(Records to process Opens)

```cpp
void build_ray_table(const double *xyz, const int32_t *tri, int V, int T, FlatOctree &out) {
    auto tick_ = std::chrono::steady_clock::now();
    out.rays.G = 0;
    out.rays.cell.clear();
    out.rays.edge.clear();
    out.rays.simple = simple_star_surface(xyz, tri, V, T);
    const char *no_table = std::getenv("MSMHIP_DISABLE_RAYTABLE");
    if (!out.rays.simple || (no_table && no_table[0] == '1')) return;
    TICK("simple");
    const std::vector<double> margin = safe_margins(xyz, tri, V, T);
    TICK("margins");
    out.rays.edge.assign((size_t)3 * T, make_float4(0.f, 0.f, 0.f, 2.f));
    out.rays.excl.clear();
    out.rays.more.clear();
    out.rays.r2lo = (kRad - kRayShell) * (kRad - kRayShell);
    out.rays.r2hi = (kRad + kRayShell) * (kRad + kRayShell);
    std::vector<char> usable(T, 0);
    const int workers = host_workers();
    struct Chunk {
        std::vector<int4> excl;
        std::vector<int> owner;
    };
    std::vector<Chunk> chunk_out(4 * (size_t)workers + 1);
    parallel_chunks(T, workers, [&](int ci, int t_begin, int t_end) {
    std::vector<int> lack;
    Chunk &mine = chunk_out[ci];
    for (int t = t_begin; t < t_end; ++t) {
        const V3 v[3] = {vtx(xyz, V, tri[t]), vtx(xyz, V, tri[T + t]), vtx(xyz, V, tri[2 * T + t])};
        V3 s3;
        double pd;
        plane_of(v[0], v[1], v[2], s3, pd);
        const double rho = std::fabs(pd);
        if (!(margin[t] < HUGE_VAL) || !(rho > 0)) continue;
        const double thr = margin[t] / rho * (1 + 1e-6) + kRayFloatAllowance;
        if (!(thr < 0.1)) continue;
        V3 u[3];
        double cosmax = 1.0;
        bool ok = true;
        for (int k = 0; k < 3; ++k) {
            const double n = norm(v[k]);
            ok = ok && n > 0;
            u[k] = scale(v[k], 1.0 / n);
        }
        if (!ok) continue;
        for (int k = 0; k < 3; ++k) cosmax = std::fmin(cosmax, dot(u[k], u[(k + 1) % 3]));
        if (!(cosmax > 0.5)) continue;
        const double rlo = kRad - kRayShell, rhi = kRad + kRayShell;
        const double sag = rhi * (1 - std::sqrt(cosmax)) * (1 + 1e-9) + 1e-9;
        double lo[3] = {HUGE_VAL, HUGE_VAL, HUGE_VAL}, hi[3] = {-HUGE_VAL, -HUGE_VAL, -HUGE_VAL};
        for (int k = 0; k < 3; ++k) {
            const double c[3] = {u[k].x, u[k].y, u[k].z};
            for (int a = 0; a < 3; ++a) {
                lo[a] = std::fmin(lo[a], std::fmin(rlo * c[a], rhi * c[a]));
                hi[a] = std::fmax(hi[a], std::fmax(rlo * c[a], rhi * c[a]));
            }
        }
        for (int a = 0; a < 3; ++a) {
            lo[a] -= sag;
            hi[a] += sag;
        }
        lack.clear();
// ... 20 lines not shown
                const double4 nb = out.nodebox[lack[j]];
                const int d = out.node[lack[j]].w;
                if (d > 8) {
                    ok = false;
                    break;
                }
                const double size = 2 * kBounds / (double)(1 << d);
                const int ix = (int)std::lround((nb.x + kBounds) / size), iy = (int)std::lround((nb.y + kBounds) / size), iz = (int)std::lround((nb.z + kBounds) / size);
                bx[j] = (d << 24) | (ix << 16) | (iy << 8) | iz;
            }
            if (!ok) continue;
            excl = (int)mine.excl.size();
            mine.excl.push_back(make_int4(bx[0], bx[1], bx[2], (int)lack.size()));
            mine.owner.push_back(t);
            if (lack.size() > 3) {
                mine.excl.push_back(make_int4(bx[3], bx[4], bx[5], bx[6]));
                mine.owner.push_back(-1);
            }
        }
        e[1].w = __builtin_bit_cast(float, (int32_t)excl);
        e[2].w = 0.f;
        for (int k = 0; k < 3; ++k) out.rays.edge[(size_t)3 * t + k] = e[k];
        usable[t] = 1;
    }
    });
    for (const Chunk &c : chunk_out) {
        const int base = (int)out.rays.excl.size();
        for (size_t k = 0; k < c.excl.size(); ++k) {
            out.rays.excl.push_back(c.excl[k]);
            if (c.owner[k] >= 0) out.rays.edge[(size_t)3 * c.owner[k] + 1].w = __builtin_bit_cast(float, (int32_t)(base + (int)k));
        }
    }
    TICK("edges+robust");
    int G = 8;
    while (G < 512 && (double)G * G * 6 < 4.0 * T) G *= 2;
    out.rays.G = G;
    const size_t ncell = (size_t)6 * G * G;
    struct Cand {
        uint32_t cell;
        float score;
        int32_t tri;
    };
    std::vector<std::vector<Cand>> found_by(4 * (size_t)workers + 1);
    std::vector<int32_t> count(ncell + 1, 0);
    const double m = 1e-5;
    parallel_chunks(T, workers, [&](int ci, int t_begin, int t_end) {
    std::vector<Cand> &found = found_by[ci];
    found.reserve((size_t)(t_end - t_begin) * 8);
    for (int t = t_begin; t < t_end; ++t) {
        if (!usable[t]) continue;
        const V3 v[3] = {vtx(xyz, V, tri[t]), vtx(xyz, V, tri[T + t]), vtx(xyz, V, tri[2 * T + t])};
        const double ln[3] = {norm(v[0]), norm(v[1]), norm(v[2])};
        for (int f = 0; f < 6; ++f) {
            const int a = f >> 1, bb = (a + 1) % 3, cc = (a + 2) % 3;
            const double sgn = (f & 1) ? -1.0 : 1.0;
            double pu[3], pv[3];
            bool front = true;
            for (int k = 0; k < 3; ++k) {
                const double c[3] = {v[k].x, v[k].y, v[k].z};
                const double w = sgn * c[a];
                if (!(w > 0.05 * ln[k])) {
                    front = false;
                    break;
                }
                pu[k] = c[bb] / w;
                pv[k] = c[cc] / w;
            }
            if (!front) continue;
            const double umin = std::fmin(pu[0], std::fmin(pu[1], pu[2])) - m, umax = std::fmax(pu[0], std::fmax(pu[1], pu[2])) + m;
            const double vmin = std::fmin(pv[0], std::fmin(pv[1], pv[2])) - m, vmax = std::fmax(pv[0], std::fmax(pv[1], pv[2])) + m;
            if (umax < -1 || umin > 1 || vmax < -1 || vmin > 1) continue;
            auto cellof = [&](double x) { return std::max(0, std::min(G - 1, (int)std::floor((x + 1) * 0.5 * G))); };
            const int iu0 = cellof(umin), iu1 = cellof(umax), iv0 = cellof(vmin), iv1 = cellof(vmax);
            const double gu = (pu[0] + pu[1] + pu[2]) / 3, gv = (pv[0] + pv[1] + pv[2]) / 3;
            double ex[3], ey[3], ox[3], oy[3], sg[3];
            for (int k = 0; k < 3; ++k) {
                const int p = (k + 1) % 3, q = (k + 2) % 3;
                ex[k] = pu[q] - pu[p], ey[k] = pv[q] - pv[p], ox[k] = pu[p], oy[k] = pv[p];
                sg[k] = (ex[k] * (pv[k] - oy[k]) - ey[k] * (pu[k] - ox[k])) >= 0 ? 1.0 : -1.0;
            }
            for (int iu = iu0; iu <= iu1; ++iu)
                for (int iv = iv0; iv <= iv1; ++iv) {
                    const double x0 = -1 + 2.0 * iu / G - m, x1 = -1 + 2.0 * (iu + 1) / G + m;
                    const double y0 = -1 + 2.0 * iv / G - m, y1 = -1 + 2.0 * (iv + 1) / G + m;
                    bool sep = false;
                    for (int k = 0; k < 3 && !sep; ++k) {
                        auto E = [&](double x, double y) { return sg[k] * (ex[k] * (y - oy[k]) - ey[k] * (x - ox[k])); };
                        sep = E(x0, y0) < 0 && E(x1, y0) < 0 && E(x0, y1) < 0 && E(x1, y1) < 0;
                    }
                    if (sep) continue;
                    const double cu = 0.5 * (x0 + x1) - gu, cv = 0.5 * (y0 + y1) - gv;
                    const size_t cell = ((size_t)f * G + iu) * G + iv;
                    found.push_back(Cand{(uint32_t)cell, (float)(cu * cu + cv * cv), t});
                }
        }
    }
    });
    size_t nfound = 0;
    for (const auto &f : found_by) {
        nfound += f.size();
        for (const Cand &c : f) ++count[c.cell + 1];
    }
    TICK("raster");
    for (size_t c = 0; c < ncell; ++c) count[c + 1] += count[c];
    std::vector<Cand> cand(nfound);
    {
        std::vector<int32_t> fill(count.begin(), count.end() - 1);
        for (const auto &f : found_by)
            for (const Cand &c : f) cand[(size_t)fill[c.cell]++] = c;
    }
    TICK("bucket");
    out.rays.cell.assign(ncell, make_int4(-1, -1, -1, -1));
    parallel_chunks((int)ncell, workers, [&](int, int c_begin, int c_end) {
        for (int c = c_begin; c < c_end; ++c)
            std::sort(cand.data() + count[c], cand.data() + count[c + 1],
                      [](const Cand &x, const Cand &y) { return x.score < y.score || (x.score == y.score && x.tri < y.tri); });
    });
    for (size_t c = 0; c < ncell; ++c) {
        const Cand *first = cand.data() + count[c], *last = cand.data() + count[c + 1];
        int32_t *slot = &out.rays.cell[c].x;
        const int ncand = (int)(last - first);
        if (ncand <= 4) {
            for (int k = 0; k < ncand; ++k) slot[k] = first[k].tri;
        } else {
            for (int k = 0; k < 3; ++k) slot[k] = first[k].tri;
            slot[3] = -2 - (int)out.rays.more.size();
            int4 more = make_int4(-1, -1, -1, -1);
            int32_t *ms = &more.x;
            for (int k = 0; k < 4 && 3 + k < ncand; ++k) ms[k] = first[3 + k].tri;
            out.rays.more.push_back(more);
        }
    }
    TICK("cells");
}

namespace {

void build_top_down(Builder &b) {
    auto tick_ = std::chrono::steady_clock::now();
    std::vector<int32_t> all(b.T);
    for (int t = 0; t < b.T; ++t) all[t] = t;
    const int workers = host_workers();
    if (workers == 1 || b.T < 20000) {
        b.build_down(0, all);
        return;
    }
    struct Job {
        int node;
        std::vector<int32_t> list;
    };
    std::vector<Job> frontier, next;
    frontier.push_back(Job{0, std::move(all)});
    for (int level = 0; level < 2; ++level) {
        next.clear();
        std::vector<std::pair<int, int>> todo;
        for (size_t jn = 0; jn < frontier.size(); ++jn) {
            Job &j = frontier[jn];
            int total_size = 0, num_split = 0;
            bool splits = false;
            const int len = (int)j.list.size();
            for (int i = 0; i < len && !splits; ++i) {
                const double *bx = &b.bxp[(size_t)6 * j.list[i]];
                int split_size = 8;
                for (int d = 0; d < 3; ++d)
                    if ((bx[d] < b.nodes[j.node].b[d][1]) == (bx[3 + d] < b.nodes[j.node].b[d][1])) split_size >>= 1;
                total_size += split_size;
                if (split_size != 8) ++num_split;
                splits = i + 1 >= kMaxTriangles && num_split > 0 && total_size < 3 * (i + 1);
            }
            if (!splits) {
                b.nodes[j.node].tris = std::move(j.list);
                continue;
            }
            b.split(j.node);
            const int first = b.nodes[j.node].first_child;
            for (int c = 0; c < 8; ++c) {
                todo.push_back({(int)jn, (int)next.size()});
                next.push_back(Job{first + c, {}});
            }
        }
        parallel_for((int)todo.size() / 8, workers, [&](int k) {
            const Job &j = frontier[todo[8 * k].first];
            std::vector<int32_t> sub[8];
            b.distribute(j.node, j.list, sub);
            for (int c = 0; c < 8; ++c) next[todo[8 * k + c].second].list = std::move(sub[c]);
        });
// ... 210 lines not shown
            do p = mk(2 * rnd() - 1, 2 * rnd() - 1, 2 * rnd() - 1);
            while (!(norm(p) > 0.1 && norm(p) <= 1.0));
        } else {
            const int t = (int)(rnd() * T) % T, k = (int)(rnd() * 3) % 3;
            const V3 a = vert(t, k), b = vert(t, (k + 1) % 3), c = vert(t, (k + 2) % 3);
            const double along = kind == 3 ? (rnd() < 0.5 ? 0.0 : 1e-9 * rnd()) : rnd();
            const V3 on = mk(a.x + along * (b.x - a.x), a.y + along * (b.y - a.y), a.z + along * (b.z - a.z));
            const double off = (rnd() < 0.5 ? -1.0 : 1.0) * std::pow(10.0, -10.0 + 7.0 * rnd()) * (rnd() < 0.1 ? 0.0 : 1.0);
            p = mk(on.x + off * (c.x - on.x), on.y + off * (c.y - on.y), on.z + off * (c.z - on.z));
        }
        const double radius = kRad + (it % 7 == 0 ? (2 * rnd() - 1) * 0.9e-4 : 0.0);
        p = scale(normalized(p), radius);
        ++report[0];
        int n = 0;
        while (o.node[n].x >= 0) {
            const double4 b = o.nodebox[n];
            const double mx = (b.x + (b.x + b.w)) / 2.0, my = (b.y + (b.y + b.w)) / 2.0, mz = (b.z + (b.z + b.w)) / 2.0;
            n = o.node[n].x + 4 * (!(p.x < mx)) + 2 * (!(p.y < my)) + (!(p.z < mz));
        }
        hits.clear();
        for (int e = 0; e < -o.node[n].x - 1; ++e) {
            const int t = o.leaf_tri[o.node[n].y + e];
            const V3 a = vert(t, 0), b = vert(t, 1), c = vert(t, 2);
            if (point_in_triangle(project_point(p, a, b, c), a, b, c)) hits.push_back(t);
        }
        float fx, fy, fz;
        const int4 cell = ray_cell_of(dt, p, fx, fy, fz);
        int4 more = make_int4(cell.w, -1, -1, -1);
        if (cell.x >= 0 && cell.w < -1) more = o.rays.more[-2 - cell.w];
        const int cand[7] = {cell.x, cell.y, cell.z, more.x, more.y, more.z, more.w};
        const double pn = norm(p);
        bool by_float = false, by_fp64 = false, bad = false;
        for (int k = 0; k < 7 && cell.x >= 0; ++k) {
            const int t = cand[k];
            if (t < 0) break;
            const float4 e0 = o.rays.edge[3 * (size_t)t], e1 = o.rays.edge[3 * (size_t)t + 1], e2 = o.rays.edge[3 * (size_t)t + 2];
            float least;
            const int lvl = ray_accept_level(e0, e1, e2, fx, fy, fz, least);
            bool ok = lvl == 2;
            const bool fp64 = lvl == 1 && ray_accepts_fp64(vert(t, 0), vert(t, 1), vert(t, 2), p, pn, (double)e0.w - kRayFloatAllowance + 1e-12);
            ok = ok || fp64;
            if (ok && !ray_vouches(dt, e1, p)) ++report[9];
            if (!ok || !ray_vouches(dt, e1, p)) continue;
            (lvl == 2 ? by_float : by_fp64) = true;
            if (!(hits.size() == 1 && hits[0] == t)) bad = true;
        }
        if (bad) ++report[4];
        if (by_float) ++report[1];
        else if (by_fp64) ++report[2];
        else ++report[3];
    }
    return MSM_OK;
}
```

(Records to process Closes)

▶ [Work task]:
Copy out, from the material above, each line in which the string "radius" is found.

▶ [Output for this exercise]:
        const double radius = kRad + (it % 7 == 0 ? (2 * rnd() - 1) * 0.9e-4 : 0.0);
        p = scale(normalized(p), radius);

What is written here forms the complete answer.